• [DIRECTIONS FOR THIS TASK]: Give the number of lines in the records below that include the word "item", and add nothing to it.

Records excerpted from a collection
@@ -101,27 +106,32 @@
         for (int m = 0; m < 8; ++m) s += red[kq * GTHR + m * 64 + lane];
 #pragma unroll
         for (int o = 32; o > 0; o >>= 1) s += __shfl_xor(s, o);
-        if (lane == 0) part[(size_t)blockIdx.x * NACC + c * 8 + kq] = s;
+        if (lane == 0) part[(size_t)blk * NACC + c * 8 + kq] = s;
     }
 }
 
 constexpr int GMAXC = 64;
 
 constexpr int NGRAM = 760;
-constexpr int HWG = 64, HTHR = 256, HNB = 288, HPART = 96;
+constexpr int HWG = 64, HTHR = 256, HPART = 96;
 constexpr int HNE = (HNB * 9 + HTHR - 1) / HTHR;
+static_assert(GTHR == 2 * HTHR && HWG % 2 == 0, "a 512-thread workgroup of the launch is a pair of shell workgroups");
 
 __host__ __device__ constexpr int class_tap(int cls, int j) {
     const int ax = cls >> 1, fixed = (cls & 1) ? 0 : 2, a = j / 3, b = j % 3;
     return ax == 0 ? fixed * 9 + a * 3 + b : (ax == 1 ? a * 9 + fixed * 3 + b : a * 9 + b * 3 + fixed);
 }
 
-__global__ __launch_bounds__(HTHR) void c1_shell_gram_kernel(const float* __restrict__ x, double* __restrict__ part, int B, int D, int H, int W,
-                                                              int round16) {
-    __shared__ double xs[HNB * 9];
-    __shared__ int vbase[HNB], vcrd[HNB];
-    __shared__ double red[3 * 81];
-    const int tid = threadIdx.x, cls = blockIdx.y, ax = cls >> 1, side = cls & 1;
+__device__ __forceinline__ void c1_shell_role(double* __restrict__ smem, int cls, int pair, const float* __restrict__ x,
+                                              double* __restrict__ part, int B, int D, int H, int W, int round16) {
+    const int half = threadIdx.x / HTHR, blk = 2 * pair + half;
+    smem += half * H_NS;
+    double* xs = smem;
+    int* vbase = reinterpret_cast<int*>(smem + HNB * 9);
+    int* vcrd = vbase + HNB;
+    double* red = smem + HNB * 9 + HNB;
+    double* rede = red + 3 * 81;
+    const int tid = threadIdx.x % HTHR, ax = cls >> 1, side = cls & 1;
     const int n1 = ax == 0 ? H + 2 : D, n2 = ax == 2 ? H : W + 2;
     const int per = n1 * n2, total = B * per;
     const int p = tid % 81, slice = tid / 81, pi = p / 9, pj = p % 9;
@@ -133,9 +143,11 @@
         cdd[k] = tap / 9 - 2; cdh[k] = (tap / 3) % 3 - 2; cdw[k] = tap % 3 - 2;
     }
     double acc = 0.0, eacc = 0.0;
-    for (int base = blockIdx.x * HNB; base < total; base += gridDim.x * HNB) {
-        __syncthreads();
-        for (int vt = tid; vt < HNB; vt += HTHR) {
+    for (int base0 = 2 * pair * HNB; base0 < total; base0 += HWG * HNB) {
+        const int base = base0 + half * HNB;
+        const bool live = base < total;
+        __syncthreads();
+        for (int vt = tid; live && vt < HNB; vt += HTHR) {
             const int s_ = base + vt;
             int c = -1, off = 0;
             if (s_ < total) {
@@ -150,19 +162,24 @@
             vcrd[vt] = c; vbase[vt] = off;
         }
         __syncthreads();
-#pragma unroll
-        for (int k = 0; k < HNE; ++k) {
-            if (cv_[k] < 0) continue;
-            const int c = vcrd[cv_[k]];
-            float v = 0.f;
-            if (c >= 0) {
+        if (live) {
+            float gv[HNE];
+            bool gok[HNE];
+#pragma unroll
+            for (int k = 0; k < HNE; ++k) {
+                const int vi = cv_[k] < 0 ? 0 : cv_[k], c = vcrd[vi];
                 const int ud = (c & 1023) + cdd[k], uh = ((c >> 10) & 1023) + cdh[k], uw = (c >> 20) + cdw[k];
-                if (ud >= 0 && ud < D && uh >= 0 && uh < H && uw >= 0 && uw < W) v = x[(size_t)vbase[cv_[k]] + ((size_t)ud * H + uh) * W + uw];
-            }
-            xs[tid + k * HTHR] = (double)(round16 ? rbf16(v) : v);
-        }
-        __syncthreads();
-        if (slice < 3) {
+                gok[k] = cv_[k] >= 0 && c >= 0 && ud >= 0 && ud < D && uh >= 0 && uh < H && uw >= 0 && uw < W;
+                gv[k] = x[gok[k] ? (size_t)vbase[vi] + ((size_t)ud * H + uh) * W + uw : (size_t)0];
+            }
+#pragma unroll
+            for (int k = 0; k < HNE; ++k) {
+                const float v = gok[k] ? gv[k] : 0.f;
+                if (cv_[k] >= 0) xs[tid + k * HTHR] = (double)(round16 ? rbf16(v) : v);
+            }
+        }
+        __syncthreads();
+        if (live && slice < 3) {
 #pragma unroll 8
             for (int vi = slice * (HNB / 3); vi < (slice + 1) * (HNB / 3); ++vi) {
                 const double xa = xs[vi * 9 + pi];
@@ -171,16 +188,24 @@
             }
         }
     }
-    __shared__ double rede[3 * 9];
     __syncthreads();
     if (slice < 3) {
         red[slice * 81 + p] = acc;
         if (pj == 0) rede[slice * 9 + pi] = eacc;
     }
     __syncthreads();
-    double* row = part + ((size_t)cls * gridDim.x + blockIdx.x) * HPART;
+    double* row = part + ((size_t)cls * HWG + blk) * HPART;
     if (tid < 81) row[tid] = (red[tid] + red[81 + tid]) + red[162 + tid];
     else if (tid < 90) row[tid] = (rede[tid - 81] + rede[9 + tid - 81]) + rede[18 + tid - 81];
+}
+
+__global__ __launch_bounds__(GTHR) void c1_gram_kernel_and_c1_shell_gram_kernel(const float* __restrict__ x, double* __restrict__ rpart,
+                                                              double* __restrict__ hpart, int B, int D, int H, int W, int tilesD,
+                                                              int tilesH, int tilesW, int ntiles, int ngram, int round16) {
+    __shared__ __attribute__((aligned(16))) double smem[GS_NS];
+    const int bid = blockIdx.x;
+    if (bid < 3 * HWG) c1_shell_role(smem, bid / (HWG / 2), bid % (HWG / 2), x, hpart, B, D, H, W, round16);
+    else c1_gram_role(smem, bid - 3 * HWG, ngram, x, rpart, D, H, W, tilesD, tilesH, tilesW, ntiles, round16);
 }
 
 __global__ __launch_bounds__(1024) void c1_gram2_finish_kernel(const float* __restrict__ w, const double* __restrict__ rpart, int ngram,
@@ -336,8 +361,8 @@
     double* rpart = g + NGRAM;
     double* hpart = rpart + (size_t)GWG * NACC;
     hipStream_t s = (hipStream_t)stream;
-    hipLaunchKernelGGL(c1_gram_kernel, dim3(ngram), dim3(GTHR), 0, s, x, rpart, D, H, W, tilesD, tilesH, tilesW, (int)ntiles, round16);
-    hipLaunchKernelGGL(c1_shell_gram_kernel, dim3(HWG, 6), dim3(HTHR), 0, s, x, hpart, B, D, H, W, round16);
+    hipLaunchKernelGGL(c1_gram_kernel_and_c1_shell_gram_kernel, dim3(3 * HWG + ngram), dim3(GTHR), 0, s, x, rpart, hpart, B, D, H, W, tilesD, tilesH, tilesW,
+                       (int)ntiles, ngram, round16);
     hipLaunchKernelGGL(c1_gram2_finish_kernel, dim3(1), dim3(1024), 0, s, w, (const double*)rpart, ngram, (const double*)hpart, HWG, g,
                        stat_partial, C, round16);
     return tmf_launch_result("tmf_c1_stats_g");
diff --git a/transmf_ad_amd/csrc/token_gemm.hip b/transmf_ad_amd/csrc/token_gemm.hip
--- a/transmf_ad_amd/csrc/token_gemm.hip
+++ b/transmf_ad_amd/csrc/token_gemm.hip
@@ -399,74 +399,133 @@
 
 namespace {
 
-constexpr int WG_MAXP = 32, WG_NSPLIT = 8;
+constexpr int WG_MAXP = 32, WG_MAXSPLIT = 8, WG_T = 64, WG_ROWS = 32;
+constexpr int WG_FILL = 4 * 256;
 struct WgMulti {
     const float* dy[WG_MAXP]; const float* x[WG_MAXP]; float* dw[WG_MAXP];
     int R[WG_MAXP], N[WG_MAXP], K[WG_MAXP], tile0[WG_MAXP + 1], elem0[WG_MAXP + 1];
     int nprob;
 };
 
-__global__ __launch_bounds__(256, 2) void tok_wgrad_multi_kernel(const WgMulti p, float* __restrict__ partial, long total_elems) {
-    __shared__ float red[3][32 * 32];
+int wg_splits(int tiles, int max_rows) {
+    int s = tmf_cdiv(WG_FILL, tiles);
+    if (s > WG_MAXSPLIT) s = WG_MAXSPLIT;
+    const int by_rows = tmf_cdiv(max_rows, WG_ROWS);
+    if (s > by_rows) s = by_rows;
+    return s < 1 ? 1 : s;
+}
+
+template <bool VEC>
+__global__ __launch_bounds__(256, 2) void tok_wgrad_multi_kernel(const WgMulti p, float* __restrict__ partial, long total_elems,
+                                                                 int nsplit) {
+    __shared__ __attribute__((aligned(16))) float sa[2][WG_ROWS][WG_T], sb[2][WG_ROWS][WG_T];
     const int tid = threadIdx.x, lane = tid & 63;
     const int wave = __builtin_amdgcn_readfirstlane(tid >> 6);
     const int l31 = lane & 31, hsel = lane >> 5;
+    const int item = blockIdx.x;
     int q = 0;
-    while (q + 1 < p.nprob && (int)blockIdx.x >= p.tile0[q + 1]) ++q;
-    const int t = blockIdx.x - p.tile0[q];
-    const int tiles_k = p.K[q] >> 5;
-    const int n0 = (t / tiles_k) * 32, k0 = (t % tiles_k) * 32;
+    while (q + 1 < p.nprob && item >= p.tile0[q + 1] * nsplit) ++q;
     const int R = p.R[q], N = p.N[q], K = p.K[q];
-    int rows = (R + WG_NSPLIT - 1) / WG_NSPLIT;
+    const int tiles_k = (K + WG_T - 1) / WG_T, tiles_q = p.tile0[q + 1] - p.tile0[q];
+    const int split = (item - p.tile0[q] * nsplit) / tiles_q, t = (item - p.tile0[q] * nsplit) % tiles_q;
+    const int n0 = (t / tiles_k) * WG_T, k0 = (t % tiles_k) * WG_T;
+    int rows = (R + nsplit - 1) / nsplit;
     rows = (rows + 7) & ~7;
-    const int rb = blockIdx.y * rows + wave * (rows >> 2);
-    const float* dy = p.dy[q] + n0 + l31;
-    const float* xx = p.x[q] + k0 + l31;
+    const int rb = split * rows;
+    const int re = rb + rows < R ? rb + rows : R;
+    const int wn = wave >> 1, wk = wave & 1;
+    const bool active = n0 + wn * 32 < N && k0 + wk * 32 < K;
+    const int lr = tid >> 4, lc = (tid & 15) * 4;
+    const float* dy = p.dy[q] + (n0 + lc < N ? n0 + lc : 0);
+    const float* xx = p.x[q] + (k0 + lc < K ? k0 + lc : 0);
+    auto fetch = [&](int r0, f32x4 (&va)[2], f32x4 (&vb)[2]) {
+#pragma unroll
+        for (int i = 0; i < 2; ++i) {
+            const int row = r0 + lr + 16 * i;
+            const size_t rr = row < R ? row : R - 1;
+            const float* pa = dy + rr * N;
+            const float* pb = xx + rr * K;
+            if constexpr (VEC) {
+                va[i] = *reinterpret_cast<const f32x4*>(pa);
+                vb[i] = *reinterpret_cast<const f32x4*>(pb);
+            } else {
+                va[i] = f32x4{pa[0], pa[1], pa[2], pa[3]};
+                vb[i] = f32x4{pb[0], pb[1], pb[2], pb[3]};
+            }
+        }
+    };
+    auto stash = [&](int buf, const f32x4 (&va)[2], const f32x4 (&vb)[2]) {
+#pragma unroll
+        for (int i = 0; i < 2; ++i) {
+            *reinterpret_cast<f32x4*>(&sa[buf][lr + 16 * i][lc]) = va[i];
+            *reinterpret_cast<f32x4*>(&sb[buf][lr + 16 * i][lc]) = vb[i];
+        }
+    };
     f32x16 acc;
 #pragma unroll
     for (int r = 0; r < 16; ++r) acc[r] = 0.f;
-    const int steps = rows >> 3;
-    constexpr int UB = 16;
-    for (int s0 = 0; s0 < steps; s0 += UB) {
-        float a[UB], b[UB];
-#pragma unroll
-        for (int u = 0; u < UB; ++u) {
-            const int row = rb + 2 * (s0 + u) + hsel;
-            const bool ok = (s0 + u) < steps && row < R;
-            const int rr = ok ? row : 0;
-            a[u] = dy[(size_t)rr * N];
-            b[u] = xx[(size_t)rr * K];
-            a[u] = ok ? a[u] : 0.f;
-        }
-#pragma unroll
-        for (int u = 0; u < UB; ++u) acc = __builtin_amdgcn_mfma_f32_32x32x2f32(a[u], b[u], acc, 0, 0, 0);
-    }
-    if (wave > 0) {
-#pragma unroll
-        for (int r = 0; r < 16; ++r) red[wave - 1][((r & 3) + 8 * (r >> 2) + 4 * hsel) * 32 + l31] = acc[r];
-    }
-    __syncthreads();
-    if (wave == 0) {
-        float* dst = partial + (size_t)blockIdx.y * total_elems + p.elem0[q];
-#pragma unroll
-        for (int r = 0; r < 16; ++r) {
-            const int i = (r & 3) + 8 * (r >> 2) + 4 * hsel;
-            const float v = acc[r] + red[0][i * 32 + l31] + red[1][i * 32 + l31] + red[2][i * 32 + l31];
-            dst[(size_t)(n0 + i) * K + k0 + l31] = v;
-        }
-    }
-}
-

• [WRITTEN ANSWER]: 3